Erstmal erstellst du ein Bild mit Größe 10 x 10 Pixel.
Das teilst du horizontal in zwei gleichgroße Hälften, lässt die untere frei, die obere machst du schwarz. Dann drückst du STR + A und wählst "Bearbeiten" ---> "Als Muster festlegen".

Nun schließe das bild und hol dir das Photo, das du bearbeiten möchtest in den Photoshop.
Setze die Sättigung auf 0 um es schwarzweiß zu machen. Nun kannst du noch etwas am Kontrast herumspielen, damit die schwarzen Flächen kräftiger werden.

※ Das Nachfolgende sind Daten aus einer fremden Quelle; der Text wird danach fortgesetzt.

# AiX-im/Sample-based-GNN

Measured on AMD Instinct MI355X. Metric: sampled-edges/sec + epoch time, 2-hop GCN on Reddit-shaped graph @1/2/4/8 GPUs, higher is better.
Workload: dtype fp32 (GEMM inputs fp32, split exactly into three bf16 pieces in the kernels, 6 bf16 MFMA products, fp32 accumulate; aggregation fp32)

## Files before the change

sample-based-gnn_amd/csrc/common.hpp:

```cpp
#pragma once
#include <hip/hip_runtime.h>

#include <algorithm>
#include <cstdint>
#include <cstdio>
#include <cstring>
#include <string>
#include <utility>
#include <vector>

#include "nts_hip.h"

namespace nts_hip {

void set_error(const char* fmt, ...);
bool launch_trace();
void launch_trace_sync(const char* file, int line);

#define NTS_HIP_TRY(expr)                                                        \
  do {                                                                           \
    hipError_t _e = (expr);                                                      \
    if (_e != hipSuccess) {                                                      \
      ::nts_hip::set_error("%s:%d: %s failed: %s", __FILE__, __LINE__, #expr,    \
                           hipGetErrorString(_e));                               \
// ... 179 lines not shown
                       __HIP_MEMORY_SCOPE_AGENT);
  return prefix;
}

struct CountArgs {
  const uint64_t* goff;
  const uint32_t* dst;
  const uint32_t* v_in;
  uint32_t v_cap;
  int fanout;
  uint32_t* sizes;
  uint32_t e_cap;
  const uint32_t* omit_map;
  uint32_t omit_key;
  const uint32_t* omit_loc;
  uint32_t* omit_row;
};
int count_scan(nts_hip_ctx* ctx, const CountArgs& ca, uint32_t* co, hipStream_t stream);
size_t count_scan_tmp_elems(uint64_t v_cap);

int radix_sort_pairs(const uint32_t* keys_in, const uint32_t* vals_in, uint32_t* keys_out,
                     uint32_t* vals_out, const uint32_t* n_dev, uint64_t n_cap,
                     uint32_t bits, void* tmp, hipStream_t stream, nts_hip_ctx* ctx = nullptr);
size_t radix_tmp_bytes(uint64_t n_cap);
struct RadixPayload {
  const uint32_t* p1_in = nullptr;
  uint32_t* p1_out = nullptr;
  const uint32_t* p2_in = nullptr;
  uint32_t* p2_out = nullptr;
};
int radix_pass_pairs(const uint32_t* keys_in, const uint32_t* vals_in, uint32_t* keys_out,
                     uint32_t* vals_out, const uint32_t* n_dev, uint64_t n_cap, uint32_t shift,
                     uint32_t dbits, void* tmp, hipStream_t stream, const uint32_t** totals,
                     const RadixPayload& pl = RadixPayload{});
size_t radix_pass_tmp_bytes(uint64_t n_cap);

int sum_splits(hipStream_t st, const float* part, int splits, uint64_t stride, int M, int N,
               float* C, uint64_t ldc);

bool gemm3_nn_ok(int M, int N, int K, const float* A, uint64_t lda);
bool gemm3_tn_ok(int M, int N, int K);
int gemm3_nn(nts_hip_ctx* ctx, bool epi, int M, int N, int K, const float* A, uint64_t lda,
             const uint32_t* amap, const float* B, uint64_t ldb, float* C, uint64_t ldc,
             uint32_t keep_threshold, float scale, uint64_t seed, uint64_t offset);
int gemm3_tn(nts_hip_ctx* ctx, int M, int N, int K, const float* A, uint64_t lda,
             const uint32_t* amap, const float* B, uint64_t ldb, const float* X, uint64_t ldx,
             float bscale, float* C, uint64_t ldc);
bool x3_tn_ok(int M, int N, int K, const float* A, uint64_t lda, const float* B, uint64_t ldb,
              const float* Xm = nullptr, uint64_t ldxm = 0);
bool x3_tn_bm_ok(int M, int N, int K, const float* A, uint64_t lda, const float* B, uint64_t ldb,
                 const float* Xm, uint64_t ldxm);
int x3_tn(nts_hip_ctx* ctx, int M, int N, int K, const float* A, uint64_t lda, const uint32_t* amap,
          const float* B, uint64_t ldb, float* C, uint64_t ldc, const float* Xm = nullptr,
          uint64_t ldxm = 0, float bscale = 1.f);
bool x3_nn_ok(int M, int N, int K, const float* A, uint64_t lda);
bool x3_nn7_ok(int M, int N, int K, const float* A, uint64_t lda);
bool x3_nnk_ok(int M, int N, int K, const float* A, uint64_t lda);
int x3_nn(nts_hip_ctx* ctx, bool epi, int M, int N, int K, const float* A, uint64_t lda,
          const uint32_t* amap, const char* bimg, float* C, uint64_t ldc, uint32_t keep_threshold,
          float scale, uint64_t seed, uint64_t offset);
}
```

sample-based-gnn_amd/csrc/primitives.hip:

```cpp
#include "common.hpp"
#include "radix_tile.hpp"

namespace nts_hip {

constexpr int kScanThreads = 256;
constexpr int kScanItems = 16;
constexpr int kScanTile = kScanThreads * kScanItems;

__device__ __forceinline__ uint32_t pad_idx(uint32_t j) { return j + (j >> 4); }

template <typename T>
__device__ __forceinline__ T wave_incl_scan(T x, int lane) {
#pragma unroll
  for (int o = 1; o < kWave; o <<= 1) {
    T y = __shfl_up(x, o, kWave);
    if (lane >= o) x += y;
  }
  return x;
}

template <typename T>
__device__ __forceinline__ T block_excl_scan(T x, T* wsum , T* total) {
  const int t = threadIdx.x, lane = t & 63, w = t >> 6;
  T inc = wave_incl_scan(x, lane);
// ... 296 lines not shown
  NTS_RET(ensure_scan_state(ctx, scan1_state_elems(n_cap)));
  hipLaunchKernelGGL((k_scan1<false, kScanItems>), dim3((uint32_t)nb), dim3(kScanThreads), 0, stream, in, out,
                     n_dev, n_cap, ctx->scan_state, next_epoch(ctx), scan_ticket(ctx), CountArgs{});
  NTS_LAUNCH_CHECK();
  return NTS_OK;
}

size_t count_scan_tmp_elems(uint64_t v_cap) { return scan_tmp_elems<uint32_t>(v_cap) + 64; }

int count_scan(nts_hip_ctx* ctx, const CountArgs& ca, uint32_t* co, hipStream_t stream) {
  constexpr int kCountItems = 4;
  const uint64_t nb = (uint64_t)ca.v_cap / (kScanThreads * kCountItems) + 1;
  NTS_RET(ensure_scan_state(ctx, (nb + 63) / 64 * 64));
  hipLaunchKernelGGL((k_scan1<true, kCountItems>), dim3((uint32_t)nb), dim3(kScanThreads), 0, stream, nullptr,
                     co, nullptr, (uint64_t)ca.v_cap, ctx->scan_state, next_epoch(ctx), scan_ticket(ctx), ca);
  NTS_LAUNCH_CHECK();
  return NTS_OK;
}

template int scan_exclusive<uint32_t>(const uint32_t*, uint32_t*, const uint32_t*, uint64_t,
                                      uint32_t*, hipStream_t);
template int scan_exclusive<uint64_t>(const uint64_t*, uint64_t*, const uint32_t*, uint64_t,
                                      uint64_t*, hipStream_t);
template size_t scan_tmp_elems<uint32_t>(uint64_t);
template size_t scan_tmp_elems<uint64_t>(uint64_t);

template <int IT>
__global__ __launch_bounds__(kRadixThreads) void k_radix_hist(const uint32_t* __restrict__ keys,
                                                              const uint32_t* n_dev,
                                                              uint64_t n_cap, uint32_t shift,
                                                              uint32_t mask, uint32_t* hist,
                                                              uint32_t nb) {
  __shared__ uint32_t h[kRadixMaxBins];
  const int t = threadIdx.x;
  const uint32_t bins = mask + 1;
  for (uint32_t d = t; d < bins; d += kRadixThreads) h[d] = 0;
  __syncthreads();
  const uint64_t n = n_dev ? (uint64_t)*n_dev : n_cap;
  const uint64_t base = (uint64_t)blockIdx.x * (kRadixThreads * IT);
  if (base >= n) return;
#pragma unroll
  for (int k = 0; k < IT; ++k) {
    const uint64_t i = base + (uint64_t)k * kRadixThreads + t;
    if (i < n) atomicAdd(&h[(keys[i] >> shift) & mask], 1u);
  }
  __syncthreads();
  for (uint32_t d = t; d < bins; d += kRadixThreads) hist[(uint64_t)d * nb + blockIdx.x] = h[d];
}

__global__ __launch_bounds__(kRadixThreads) void k_radix_rowscan(uint32_t* __restrict__ hist,
                                                                 const uint32_t* n_dev, uint64_t n_cap,
                                                                 uint32_t nb, uint32_t tile,
                                                                 uint32_t* __restrict__ totals) {
  __shared__ uint32_t wsum[kRadixThreads / kWave];
  const int t = threadIdx.x;
  const uint64_t n = n_dev ? (uint64_t)*n_dev : n_cap;
  const uint32_t live = (uint32_t)((n + tile - 1) / tile);
  uint32_t* row = hist + (uint64_t)blockIdx.x * nb;
  constexpr int kPer = 4;
  uint32_t carry = 0;
  for (uint32_t c0 = 0; c0 < live; c0 += kRadixThreads * kPer) {
    uint32_t v[kPer], sum = 0;
#pragma unroll
    for (int k = 0; k < kPer; ++k) {
      const uint32_t j = c0 + t * kPer + k;
      v[k] = j < live ? row[j] : 0u;
      sum += v[k];
    }
    uint32_t tot;
    uint32_t run = carry + block_excl_scan(sum, wsum, &tot);
#pragma unroll
    for (int k = 0; k < kPer; ++k) {
      const uint32_t j = c0 + t * kPer + k;
      if (j < live) row[j] = run;
      run += v[k];
    }
    carry += tot;
    __syncthreads();
  }
  if (t == 0) totals[blockIdx.x] = carry;
// ... 42 lines not shown
    }
    __syncthreads();
#pragma unroll
    for (int k = 0; k < IT; ++k)
      if (wbase + (uint64_t)k * kWave + lane < n) sm.sv[loc[k]] = pv[k];
    __syncthreads();
    for (uint32_t i = threadIdx.x; i < cnt; i += kRadixThreads)
      pout[radix_tile_pos(sm, i, sm.sk[i], shift, mask)] = sm.sv[i];
  };
  if (p1_out) payload(p1_in, p1_out);
  if (p2_out) payload(p2_in, p2_out);
}
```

Jetzt erstellst du eine neue Ebene und füllst sie mit dem von dir erstellten Streifenmuster.
Stell noch etwas an der Durchsichtigkeit und der Größe herum, bis es dir passt, dann sollte das eigentlich alles gewesen sein.


Grüße,
O.


----------



## schrobiltgen (22. Mai 2005)

nein, diese Linien, man erkennt es zwar schlecht, sind ja nicht alle gleich dick.
Das Bild entsteht ja blos aus den verschiedenen Linien die ihre Breite ändern...

vielen dank trotzdem...


----------



## kuhlmaehn (22. Mai 2005)

Hi!
Du könntest einfach aus deinem Ursprungsbild ein Muster erstellen (auf dem Bild unten) und dieses dann über deine Grafik legen. Ich hab dann den Ebenenmodus einfach auf Farbig nachbelichten gestellt.
Das Muster zu erstellen ist ein wenig kniffelig, weil es ja aneinander passen muss aber mit dem Stempelwerkzeug geht es eigentlich.
Hoffe das hilft dir.

kuhlmaehn


----------



## schrobiltgen (22. Mai 2005)

In deinem Fall befinden sich aber halt immer noch Trautöne...
Das Gesicht soll aber nur aus den Linien bestehen...wenn ich Zeit habe werde ich das Bild einscannen da man es bei meiner anghängten Grafik schlecht erkennen kann...

danke


----------